[WHAT YOU HAVE TO DO] Every single entry below should be reproduced verbatim.

══ DATA PROVIDED

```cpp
int svit_cast_f32_bf16(const float* src, void* dst, int64_t n, void* stream);
int svit_table_interp(const float* M, int rows, int J, const float* tables, float* out32, void* out16, void* stream);
typedef struct svit_table_interp_job {
  const float* M;
  const float* tables;
  float* out32;
  void* out16;
  int32_t rows, J;
} svit_table_interp_job;
int svit_table_interp_batched(const svit_table_interp_job* jobs_dev, int n_jobs, int max_rows, void* stream);
int svit_transpose_cast_batched(const float* src_base, void* dst_base, const int64_t* table,
                                int n_mats, int max_tiles, void* stream);
int svit_transpose_bf16_batched(const void* src_base, void* dst_base, const int64_t* table,
                                int n_mats, int max_tiles, void* stream);
int svit_pad_cast_rows(const float* src, void* dst, int R, int C, int ldd, void* stream);
int svit_scale_cast(const float* src, void* dst, const float* row_scale, int rows_per_sample,
                    int64_t rows, int cols, int gather_L, int gather_N, int gather_off,
                    void* stream);

int svit_reduce_defer(int on, void* stream);
int svit_reduce_flush(void* stream);
int svit_reduce_reset(void* stream);

int svit_layernorm_fwd(const float* x, const float* gamma, const float* beta, void* y_bf16,
                       float* y_f32, float* mean, float* rstd, int64_t rows, int C, float eps,
                       void* stream);
int svit_layernorm_bwd(const void* dy , int dy_is_bf16,
                       const float* x, const float* gamma, const float* mean,
                       const float* rstd, const float* dres, float* dx, void* dx_bf16,
                       const float* row_scale, int rows_per_sample, float* dgamma,
                       float* dbeta, int64_t rows, int C, float* workspace,
                       int64_t workspace_floats, void* stream);

int svit_im2col_patch(const float* video, void* cols, int B, int T, int H, int W, void* stream);
int svit_im2col_patch_u8(const uint8_t* frames, int64_t frames_bytes, const void* lut,
                         const int32_t* crops, void* cols, int B, int T, int Hs, int Ws, int S,
                         void* stream);
int svit_mixup_clips(float* x, const void* mix, int B, int planes, int H, int W, void* stream);
int svit_im2col_patch_u8_mix(const uint8_t* frames, int64_t frames_bytes, const float* lut_f32,
                             const int32_t* crops, const void* mix, void* cols, int B, int T, int Hs,
                             int Ws, int S, void* stream);
int svit_fill_special_tokens(float* x, const float* cls, const float* objq, const float* pos_t,
                             int B, int N, int L, int Tx, int O, int C, int add_pos, void* stream);
int svit_special_token_grads(const float* dx, float* g_cls, float* g_obj, float* g_pos, int B, int N,
                             int L, int Tx, int O, int C, int add_pos, void* stream);

typedef struct {
  const void* qkv; int32_t which;
  const float* conv_w;
  const float* gamma; const float* beta;
  void* out; int32_t ld_out;
  void* pre; float* mean; float* rstd;
  int32_t B, heads, T, H, W, n_obj;
  int32_t stride_hw;
  int32_t mode;
  float eps;
  float out_scale;
  const void* relq_R; const int32_t* relq_map; int32_t relq_lpad; float relq_scale;
} svit_pool_args;
int svit_pool_ln_fwd(const svit_pool_args* a, void* stream);

typedef struct {
  const void* d_main; int32_t main_is_f32; int32_t ld_main;
  const void* d_res; const void* d_extra;
  const void* pre; const float* mean; const float* rstd; const float* gamma;
  void* dpre; float* dgamma; float* dbeta;
  int32_t B, heads, Nout;
  float* workspace; int64_t workspace_floats;
  int32_t main_parts; int64_t main_part_stride;
  int32_t extra_is_bf16;
} svit_pool_ln_bwd_args;
int svit_pool_ln_bwd(const svit_pool_ln_bwd_args* a, void* stream);
typedef struct {
  const void* dpre; const float* conv_w; void* dqkv; int32_t which;
  int32_t B, heads, T, H, W, n_obj, stride_hw;
} svit_pool_dgrad_args;
typedef struct {
  const void* dpre; const void* qkv; int32_t which; float* dw;
  int32_t B, heads, T, H, W, n_obj, stride_hw;
  float* workspace; int64_t workspace_floats;
} svit_pool_wgrad_args;
int svit_pool_ln_fwd_qkv(const svit_pool_args* args3, void* stream);
int svit_pool_weight_sel(const float* src_base, const int64_t* src_off, uint32_t* dst, int n_tables,
                         void* stream);
int svit_pool_ln_fwd_qkv_sel(const svit_pool_args* args3, const uint32_t* const* sel3, void* stream);
int svit_pool_ln_bwd_qkv(const svit_pool_ln_bwd_args* args3, void* stream);
#ifdef SVIT_DIAG_POOL_STREAMING
// ... 127 lines not shown
```

### svit_amd/build.py

```python
import concurrent.futures
import os
import re
import subprocess
import sys

HERE = os.path.dirname(os.path.abspath(__file__))
CSRC = os.path.join(HERE, "csrc")
OUT_DIR = os.path.join(HERE, "lib")
LIB = os.path.join(OUT_DIR, "libsvit_hip.so")
SOURCES = ["gemm_nt.hip", "gemm_tn.hip", "norm.hip", "misc.hip", "pool.hip", "attn_fwd.hip", "attn_bwd.hip",
           "loss.hip", "meter.hip", "input.hip", "head.hip"]
HEADERS = ["common.h", "attn_common.h", "gemm_epilogue.h", os.path.join("..", "..", "include", "svit_hip.h")]
HIPCC = os.environ.get("HIPCC", "/opt/rocm/bin/hipcc")
FLAGS = ["--offload-arch=gfx950", "-O3", "-fPIC", "-std=c++17", "-ffast-math",
         "-fno-finite-math-only", "-fno-slp-vectorize", "-Wno-unused-result"]
TMP_DIR = os.path.join(OUT_DIR, "tmp")


_PK = re.compile(r"\s*(v_pk_(?:mul|add|fma)_f32)\s+v\[(\d+):\d+\],\s*(.*)")


def _sel(rest, name, n, default):
    m = re.search(name + r":\[([0-9,]+)\]", rest)
    v = [int(x) for x in m.group(1).split(",")] if m else []
    return v + [default] * (n - len(v))
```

════

[SOLUTION FOR THIS PROBLEM]
```cpp
int svit_cast_f32_bf16(const float* src, void* dst, int64_t n, void* stream);
int svit_table_interp(const float* M, int rows, int J, const float* tables, float* out32, void* out16, void* stream);
typedef struct svit_table_interp_job {
  const float* M;
  const float* tables;
  float* out32;
  void* out16;
  int32_t rows, J;
} svit_table_interp_job;
int svit_table_interp_batched(const svit_table_interp_job* jobs_dev, int n_jobs, int max_rows, void* stream);
int svit_transpose_cast_batched(const float* src_base, void* dst_base, const int64_t* table,
                                int n_mats, int max_tiles, void* stream);
int svit_transpose_bf16_batched(const void* src_base, void* dst_base, const int64_t* table,
                                int n_mats, int max_tiles, void* stream);
int svit_pad_cast_rows(const float* src, void* dst, int R, int C, int ldd, void* stream);
int svit_scale_cast(const float* src, void* dst, const float* row_scale, int rows_per_sample,
                    int64_t rows, int cols, int gather_L, int gather_N, int gather_off,
                    void* stream);

int svit_reduce_defer(int on, void* stream);
int svit_reduce_flush(void* stream);
int svit_reduce_reset(void* stream);

int svit_layernorm_fwd(const float* x, const float* gamma, const float* beta, void* y_bf16,
                       float* y_f32, float* mean, float* rstd, int64_t rows, int C, float eps,
                       void* stream);
int svit_layernorm_bwd(const void* dy , int dy_is_bf16,
                       const float* x, const float* gamma, const float* mean,
                       const float* rstd, const float* dres, float* dx, void* dx_bf16,
                       const float* row_scale, int rows_per_sample, float* dgamma,
                       float* dbeta, int64_t rows, int C, float* workspace,
                       int64_t workspace_floats, void* stream);

int svit_im2col_patch(const float* video, void* cols, int B, int T, int H, int W, void* stream);
int svit_im2col_patch_u8(const uint8_t* frames, int64_t frames_bytes, const void* lut,
                         const int32_t* crops, void* cols, int B, int T, int Hs, int Ws, int S,
                         void* stream);
int svit_mixup_clips(float* x, const void* mix, int B, int planes, int H, int W, void* stream);
int svit_im2col_patch_u8_mix(const uint8_t* frames, int64_t frames_bytes, const float* lut_f32,
                             const int32_t* crops, const void* mix, void* cols, int B, int T, int Hs,
                             int Ws, int S, void* stream);
int svit_fill_special_tokens(float* x, const float* cls, const float* objq, const float* pos_t,
                             int B, int N, int L, int Tx, int O, int C, int add_pos, void* stream);
int svit_special_token_grads(const float* dx, float* g_cls, float* g_obj, float* g_pos, int B, int N,
                             int L, int Tx, int O, int C, int add_pos, void* stream);

typedef struct {
  const void* qkv; int32_t which;
  const float* conv_w;
  const float* gamma; const float* beta;
  void* out; int32_t ld_out;
  void* pre; float* mean; float* rstd;
  int32_t B, heads, T, H, W, n_obj;
  int32_t stride_hw;
  int32_t mode;
  float eps;
  float out_scale;
  const void* relq_R; const int32_t* relq_map; int32_t relq_lpad; float relq_scale;
} svit_pool_args;
int svit_pool_ln_fwd(const svit_pool_args* a, void* stream);

typedef struct {
  const void* d_main; int32_t main_is_f32; int32_t ld_main;
  const void* d_res; const void* d_extra;
  const void* pre; const float* mean; const float* rstd; const float* gamma;
  void* dpre; float* dgamma; float* dbeta;
  int32_t B, heads, Nout;
  float* workspace; int64_t workspace_floats;
  int32_t main_parts; int64_t main_part_stride;
  int32_t extra_is_bf16;
} svit_pool_ln_bwd_args;
int svit_pool_ln_bwd(const svit_pool_ln_bwd_args* a, void* stream);
typedef struct {
  const void* dpre; const float* conv_w; void* dqkv; int32_t which;
  int32_t B, heads, T, H, W, n_obj, stride_hw;
} svit_pool_dgrad_args;
typedef struct {
  const void* dpre; const void* qkv; int32_t which; float* dw;
  int32_t B, heads, T, H, W, n_obj, stride_hw;
  float* workspace; int64_t workspace_floats;
} svit_pool_wgrad_args;
int svit_pool_ln_fwd_qkv(const svit_pool_args* args3, void* stream);
int svit_pool_weight_sel(const float* src_base, const int64_t* src_off, uint32_t* dst, int n_tables,
                         void* stream);
int svit_pool_ln_fwd_qkv_sel(const svit_pool_args* args3, const uint32_t* const* sel3, void* stream);
int svit_pool_ln_bwd_qkv(const svit_pool_ln_bwd_args* args3, void* stream);
#ifdef SVIT_DIAG_POOL_STREAMING
// ... 127 lines not shown
```

### svit_amd/build.py

```python
import concurrent.futures
import os
import re
import subprocess
import sys

HERE = os.path.dirname(os.path.abspath(__file__))
CSRC = os.path.join(HERE, "csrc")
OUT_DIR = os.path.join(HERE, "lib")
LIB = os.path.join(OUT_DIR, "libsvit_hip.so")
SOURCES = ["gemm_nt.hip", "gemm_tn.hip", "norm.hip", "misc.hip", "pool.hip", "attn_fwd.hip", "attn_bwd.hip",
           "loss.hip", "meter.hip", "input.hip", "head.hip"]
HEADERS = ["common.h", "attn_common.h", "gemm_epilogue.h", os.path.join("..", "..", "include", "svit_hip.h")]
HIPCC = os.environ.get("HIPCC", "/opt/rocm/bin/hipcc")
FLAGS = ["--offload-arch=gfx950", "-O3", "-fPIC", "-std=c++17", "-ffast-math",
         "-fno-finite-math-only", "-fno-slp-vectorize", "-Wno-unused-result"]
TMP_DIR = os.path.join(OUT_DIR, "tmp")


_PK = re.compile(r"\s*(v_pk_(?:mul|add|fma)_f32)\s+v\[(\d+):\d+\],\s*(.*)")


def _sel(rest, name, n, default):
    m = re.search(name + r":\[([0-9,]+)\]", rest)
    v = [int(x) for x in m.group(1).split(",")] if m else []
    return v + [default] * (n - len(v))
```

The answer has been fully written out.